Creating Accountability Structures at Point B: A Closer Look

We spelled out 6 tiers for each of our company’s core skill areas – people, methods, DEI, change and communications, data, digital, and growth. For instance, people managers are expected to operate at a level 4 across all sub-skills.  

  1. People: Teaming, Feedback, Developing Others
  2. Methods: Operations, Project Leadership, Business Acumen, Business Analysis 
  3. DEI: Cultural Intelligence, Collaborative Advocacy, Driving Equitable Outcomes 
  4. Change & Comms: Facilitation, Presentation, Storytelling, Communication, Change Management
  5. Data: Data Visualization, Data Analysis
  6. Digital: Digital Dexterity
  7. Growth: Growth Mindset, Ownership

How Do We Develop These Skills Areas?

Our approach to learning is constantly evolving. Currently, it includes small group case studies, self-service resources, and people manager tools. For instance, through our people manager DEI training, we’re starting to understand how leaders assess their own gaps and building a plan to lean into the most relevant topics. We recently piloted a human-centered design workshop with our leaders that helped us understand how we’ve been conditioned to gender-code certain leadership traits and how each of us can show up authentically as a leader.

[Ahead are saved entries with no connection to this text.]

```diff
+    ops.conv_gather = wrapped
+    ast.perceptual_step(net, vgg, content, style)
+    torch.cuda.synchronize()
+    ops.conv_gather = orig
+    print(device_info(), a.tag, flush=True)
+    rows = []
+    for x, wp, launches, out, kw in calls:
+        xs = [x, x.clone()]
+        outs = [out, out.clone()]
+        def go(i):
+            ops.conv_gather(xs[i & 1], wp, launches, outs[i & 1], **kw)
+        for i in range(4):
+            go(i)
+        torch.cuda.synchronize()
+        ts = []
+        for _ in range(a.reps):
+            e0, e1 = torch.cuda.Event(enable_timing=True), torch.cuda.Event(enable_timing=True)
+            e0.record()
+            for i in range(a.iters):
+                go(i)
+            e1.record()
+            torch.cuda.synchronize()
+            ts.append(e0.elapsed_time(e1) / a.iters * 1e3)
+        us = sorted(ts)[len(ts) // 2]
+        n, cin, cout = x.shape[0], x.shape[-1], out.shape[-1]
+        flop = 2.0 * n * sum(l.mi * l.mj * len(l.taps) for l in launches) * cin * cout
+        byts = x.numel() * x.element_size() + out.numel() * out.element_size()
+        for k in ("add", "mask"):
+            if kw.get(k) is not None:
+                byts += kw[k].numel() * kw[k].element_size()
+        epi = ",".join(k for k in ("bias", "add", "mask", "stats") if kw.get(k) is not None) + (",relu" if kw.get("relu") else "")
+        row = dict(x=list(x.shape), out=list(out.shape), dtype=str(x.dtype)[6:], taps=sum(len(l.taps) for l in launches),
+                   epi=epi or "-", us=round(us, 1), spread=round(max(ts) - min(ts), 1), tfs=round(flop / us / 1e6, 1),
+                   gflop=round(flop / 1e9, 2), mb=round(byts / 1e6, 1), mma_floor_us=round(flop / MMA_TFS / 1e6, 1),
+                   hbm_floor_us=round(byts / HBM_GBS / 1e3, 1))
+        rows.append(row)
+        print(json.dumps(row), flush=True)
+    print(f"total {sum(r['us'] for r in rows):.1f} us over {len(rows)} launches", flush=True)
+    if a.json:
+        os.makedirs(os.path.dirname(a.json) or ".", exist_ok=True)
+        with open(a.json, "w") as f:
+            json.dump(dict(device=device_info(), tag=a.tag, rows=rows), f, indent=1)
+
+
+if __name__ == "__main__":
+    main()
```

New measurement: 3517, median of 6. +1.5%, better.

Approaching DEI skill development this way increases awareness and builds the case for change. It also creates opportunities for growth – employees who actively use and grow their DEI skills are well-poised for professional advancement. Your employees’ demonstration of DEI should be both self-assessed and validated through peer feedback in the performance management cycle. The same is true for hiring new staff. If your hiring manager notices a gap in your team’s DEI skills, certain candidates may stand out because they bring a DEI skillset the team is lacking.


Overcoming Challenges

For organizations looking to implement DEI leadership skills, having the right resources to develop, deliver, and evolve training is an ongoing constraint. Here are a few ways to overcome this hurdle:

  • Adopt an interdisciplinary approach. This can help you balance the development of new offerings with the routine training  delivery for current and future leaders. This meant engaging our DEI Director, ERG Leaders, Executive Talent Director, and Learning and Development team. 
  • Make sure annual planning and budgeting is a joint exercise. This will help ensure that leadership curriculum includes DEI components.
  • Involve your DEI team in the assessment of enterprise-wide investments in resources like external learning platforms. This has resulted in increased capacity to meet personalized learning needs and an expanded DEI training repertoire.

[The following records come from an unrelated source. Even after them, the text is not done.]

+    red[wave][192 + lane] = db1;
+    __syncthreads();
+    jaux[(size_t)blockIdx.x * 256 + t] = red[0][t] + red[1][t] + red[2][t] + red[3][t];
+}
+
+__global__ __launch_bounds__(EQD_BLOCK, 1) void k_rowchain_res_bwd_wide(ChainResBwdWideArg AW) {
+    __shared__ ChainResBwdWideSmem S;
+    __shared__ __attribute__((aligned(16))) float Lb[1][LIN_LOCALS][16 * LIN_S];
+    __shared__ float red[EQD_WAVES][256];
+    const ChainResBwdArg& A = AW.c;
+    const int t = threadIdx.x, lane = t & 63, wave = t >> 6, l15 = lane & 15, g = lane >> 4;
+    const int row0 = (int)blockIdx.x * 16, rows = A.rows, M = AW.M;
+    for (int i = t; i < LIN_LOCALS * 16 * LIN_S; i += EQD_BLOCK) (&Lb[0][0][0])[i] = 0.f;
+    const int f0 = 16 * wave + 4 * g;
+    const int rowi = row0 + l15;
+    const bool rv = rowi < rows;
+    const int rowe = rv ? rowi : rows - 1;
+    const int fb = lane + 64 < M ? lane + 64 : 0;
+    float g0r = ((const EQD_GAS float*)A.ln_g)[lane], g1r = ((const EQD_GAS float*)A.ln_g)[fb];
+    float y0s[4], y1s[4], m0s[4], m1s[4];
+    {
+        const EQD_GAS float* const mp = (const EQD_GAS float*)(A.mul ? A.mul : A.ln_g);
+        const int ldm = A.mul ? A.ld_mul : 0;
+#pragma unroll
+        for (int rr = 0; rr < 4; ++rr) {
+            int row = row0 + 4 * wave + rr;
+            row = row < rows ? row : rows - 1;
+            const size_t o = (size_t)row * A.ld_y, mo = (size_t)row * ldm;
+            y0s[rr] = ((const EQD_GAS float*)A.y_act)[o + lane];
+            y1s[rr] = ((const EQD_GAS float*)A.y_act)[o + fb];
+            m0s[rr] = mp[mo + lane];
+            m1s[rr] = mp[mo + fb];
+        }
+    }
+    f32x4 res2 = *(const EQD_GAS f4v*)(A.xo[2].R + (size_t)rowe * A.xo[2].ldr + f0);
+    f32x4 acc = f4zero(), acc2 = f4zero();
+#pragma unroll
+    for (int s = 0; s < 6; ++s) crb_copy_rows(A.dh[s].X, A.dh[s].ldx, S.X[s], row0, rows, wave, lane);
+    crb_copy_rows(A.dho.R, A.dho.ldr, S.X[6], row0, rows, wave, lane);
+#pragma unroll
+    for (int c = 0; c < 6; ++c) crb_copy_chunk(A.dh[c].W, A.dh[c].wcs, S.W[c][wave], wave, lane);
+    {
+        const bool n2 = wave < 2;
+        const float* const Wb = n2 ? A.a.W : A.x[1].W;
+        const int wcs = n2 ? A.a.wcs : A.x[1].wcs;
+        const int k = 32 * (wave & 1) + (lane >> 1);
+        glds16(Wb + (size_t)k * wcs + ((lane & 1) ? M - 4 : 64), &S.B4[wave >> 1][256 * (wave & 1)]);
+    }
+    {
+        int G = 64 * wave + lane;
+        G = G < 249 ? G : 249;
+        const bool blk = G < 240;
+        const int j = blk ? G / 80 : 1;
+        const int r = blk ? (G % 80) >> 4 : (G - 240) >> 1;
+        const int m = blk ? 4 * (G & 15) : ((G & 1) ? M - 4 : 64);
+        const int c0 = j == 0 ? 0 : (j == 1 ? 64 : 64 + M);
+        glds16(A.x[0].W + (size_t)(64 + r) * A.x[0].wcs + c0 + m, &S.Kr[256 * wave]);
+    }
+    vm_wait<26>();
+    lds_barrier();
+    vm_wait<22>();
+    crb_mma<false>(acc, acc2, S.W[0][wave], S.X[0], lane, l15, g);
+    lds_reads_done();
+    crb_copy_chunk(A.a.W, A.a.wcs, S.W[0][wave], wave, lane);
+    vm_wait<22>();
+    crb_mma<false>(acc, acc2, S.W[1][wave], S.X[1], lane, l15, g);
+    lds_reads_done();
+    crb_copy_chunk(A.x[0].W, A.x[0].wcs, S.W[1][wave], wave, lane);
+    vm_wait<22>();
+    crb_mma<false>(acc, acc2, S.W[2][wave], S.X[2], lane, l15, g);
+    lds_reads_done();
+    crb_copy_chunk(A.x[1].W, A.x[1].wcs, S.W[2][wave], wave, lane);
+    vm_wait<22>();
+    crb_mma<false>(acc, acc2, S.W[3][wave], S.X[3], lane, l15, g);
+    lds_reads_done();
+    crb_copy_chunk(A.x[2].W, A.x[2].wcs, S.W[3][wave], wave, lane);
+    vm_wait<22>();
+    crb_mma<false>(acc, acc2, S.W[4][wave], S.X[4], lane, l15, g);
+    vm_wait<18>();
+    crb_mma<false>(acc, acc2, S.W[5][wave], S.X[5], lane, l15, g);
+    {
+        const f32x4 resd = *(const f32x4*)&S.X[6][cr_at(l15, 4 * wave + g)];
+        const f32x4 yv = crb_epilogue(acc, acc2, A.dho.alpha, A.dho.beta, resd);
+        if (rv) *(EQD_GAS f4v*)&A.dho.Y[(size_t)rowi * A.dho.ldy + f0] = yv;
+        *(f32x4*)&Lb[0][2][l15 * LIN_S + f0] = yv;
+    }
+    vm_wait<0>();
+    keep_after_wait(g0r); keep_after_wait(g1r); keep_after_wait(res2);
+#pragma unroll
+    for (int rr = 0; rr < 4; ++rr) {
+        keep_after_wait(y0s[rr]); keep_after_wait(y1s[rr]); keep_after_wait(m0s[rr]); keep_after_wait(m1s[rr]);
+    }
+    __syncthreads();
+    const bool own1 = wave == 0;
+    const int nf4 = M - 64 - 4 * g;
+    f32x4 av[2], av2[2], b[4];
+    av[0] = av[1] = av2[0] = av2[1] = f4zero();
+#pragma unroll
+    for (int q = 0; q < 4; ++q) b[q] = *(const f32x4*)&Lb[0][2][l15 * LIN_S + 16 * q + 4 * g];
+    crbw_mma(av, av2, S.W[0][wave], S.B4[0], b, own1, lane, l15, g);
+    *(f32x4*)&Lb[0][0][l15 * LIN_S + f0] = crb_epilogue(av[0], av2[0], A.a_alpha, A.a_beta, f4zero());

Building shared commitment and resourcing also allows you to test and learn. When it comes to curriculum and program development, challenge yourself to let go of getting it perfect at first. In a hybrid environment, exercises that work well in person might not have the same impact virtually. Measuring the effectiveness and engagement of our training after each session has provided insight into how we can refine our approach moving forward.

Another challenge is keeping a leader’s attention on any one initiative. Inclusive leadership skills, even when fully embraced, are competing with other needs like personnel management, strategic initiatives, and day-to-day fire drills. Continue to play with formats that maximize impact and minimize a leader’s effort to access learning. 


Next Steps

After you’ve defined and created accountability around DEI skills, your next step is to baseline where your leaders and company land. As you offer more focused learning opportunities, you’ll see demonstrable progress. For leaders who are expected to operate at the highest proficiency level, progress shows up as sustained performance that can be validated through quantitative team member feedback. 

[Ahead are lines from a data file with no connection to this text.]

@@ -69,14 +70,14 @@
   if ((lane == 63 || un != utt) && s != 0.0f) atomicAdd(dst + utt, s);
 }
 
-template <int L>
-__device__ __forceinline__ void skip_slice(const u32x4_t (&xr)[6], bf16_t* As, const bf16_t* __restrict__ Wskip, int wm, int wn, int r, int h,
-                                           int lane, uint4 (&ring)[RD][3], f32x16_t (&acc)[3])
+template <int L, int NB, int NT>
+__device__ __forceinline__ void skip_slice(const u32x4_t (&xr)[BM * 24 / NT], bf16_t* As, const bf16_t* __restrict__ Wskip, int wm, int nb0, int r, int h,
+                                           int lane, uint4 (&ring)[RD][NB], f32x16_t (&acc)[NB])
 {
   constexpr int KK = NL * H / 16, kbase = L * (H / 16);
 #pragma unroll
-  for (int i = 0; i < 6; ++i) {
-    const int chunk = threadIdx.x + 256 * i, row = chunk / 24, c8 = chunk - row * 24;
+  for (int i = 0; i < BM * 24 / NT; ++i) {
+    const int chunk = threadIdx.x + NT * i, row = chunk / 24, c8 = chunk - row * 24;
     *reinterpret_cast<u32x4_t*>(As + (L * BM + row) * AP + c8 * 8) = xr[i];
   }
   __syncthreads();
@@ -88,15 +89,15 @@
     for (int k2 = k0; k2 < k0 + CH; ++k2) {
       const bf16x8_t bfm = *reinterpret_cast<const bf16x8_t*>(brow + k2 * 16);
 #pragma unroll
-      for (int bn = 0; bn < 3; ++bn) acc[bn] = __builtin_amdgcn_mfma_f32_32x32x16_bf16(asfrag(ring[(kbase + k2) % RD][bn]), bfm, acc[bn], 0, 0, 0);
+      for (int bn = 0; bn < NB; ++bn) acc[bn] = __builtin_amdgcn_mfma_f32_32x32x16_bf16(asfrag(ring[(kbase + k2) % RD][bn]), bfm, acc[bn], 0, 0, 0);
     }
     if (kbase + k0 + RD < KK) {
       __builtin_amdgcn_sched_barrier(0);
 #pragma unroll
       for (int k2 = k0; k2 < k0 + CH; ++k2)
 #pragma unroll
-        for (int bn = 0; bn < 3; ++bn)
-          if (kbase + k2 + RD < KK) ring[(kbase + k2) % RD][bn] = ldfrag(Wskip, (3 * wn + bn) * KK + kbase + k2 + RD, lane);
+        for (int bn = 0; bn < NB; ++bn)
+          if (kbase + k2 + RD < KK) ring[(kbase + k2) % RD][bn] = ldfrag(Wskip, (nb0 + bn) * KK + kbase + k2 + RD, lane);
       __builtin_amdgcn_sched_barrier(0);
     }
   }
@@ -115,21 +116,23 @@
   dst[0] = v.x; dst[(size_t)T] = v.y; dst[2 * (size_t)T] = v.z; dst[3 * (size_t)T] = v.w;
 }
 
+template <int NT>
 __device__ __forceinline__ void coop_store_rows(bf16_t* __restrict__ dst, int ld, const bf16_t* __restrict__ tile, int m0, int R)
 {
   constexpr int CPR = H / 8;
 #pragma unroll
-  for (int i = 0; i < BM * CPR / 256; ++i) {
-    const int idx = threadIdx.x + 256 * i, row = idx / CPR, c8 = idx - row * CPR, gm = m0 + row;
+  for (int i = 0; i < BM * CPR / NT; ++i) {
+    const int idx = threadIdx.x + NT * i, row = idx / CPR, c8 = idx - row * CPR, gm = m0 + row;
     if (gm < R) *reinterpret_cast<uint4*>(dst + (size_t)gm * ld + c8 * 8) = *reinterpret_cast<const uint4*>(tile + row * AP + c8 * 8);
   }
 }
 
 constexpr int PF_WGS = 64;
+template <int NT>
 __device__ __forceinline__ void prefetch_images(const void* const (&ptr)[16], const uint32_t (&bytes)[16], int wg, uint32_t* sink)
 {
   uint32_t acc = 0;
-  const int gid = wg * 256 + threadIdx.x, nthr = PF_WGS * 256;
+  const int gid = wg * NT + threadIdx.x, nthr = PF_WGS * NT;
 #pragma unroll
   for (int i = 0; i < 16; ++i) {
     if (!ptr[i]) break;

Your leaders should also be learning from non-leaders. Inviting team members to provide leaders with feedback and opportunities for growth not only uncovers blind spots but also energizes employees and creates trust. As a people-oriented company, we’ve found that sometimes it’s uncomfortable for our employees to challenge each other on inclusive behaviors. This is an opportunity for us all to develop our feedback skills.

Finally, keep the momentum going on change management work. Your company’s communications and mobility patterns should show how DEI skills accelerate paths to leadership. Remember, your program risks credibility when rewards (like promotions) are given to those who aren’t demonstrating DEI skills.


Leaders have the privilege and responsibility to create experiences of belonging for their employees. By establishing standards of leadership now, you’ll shape how future leaders prioritize their own development and demonstrate DEI skills before they’re in a formal leadership role. Inclusive leadership skills are an investment that can deliver both short and long-term value. We look forward to continuing this process and hope the lessons we shared from our own journey provide inspiration for yours.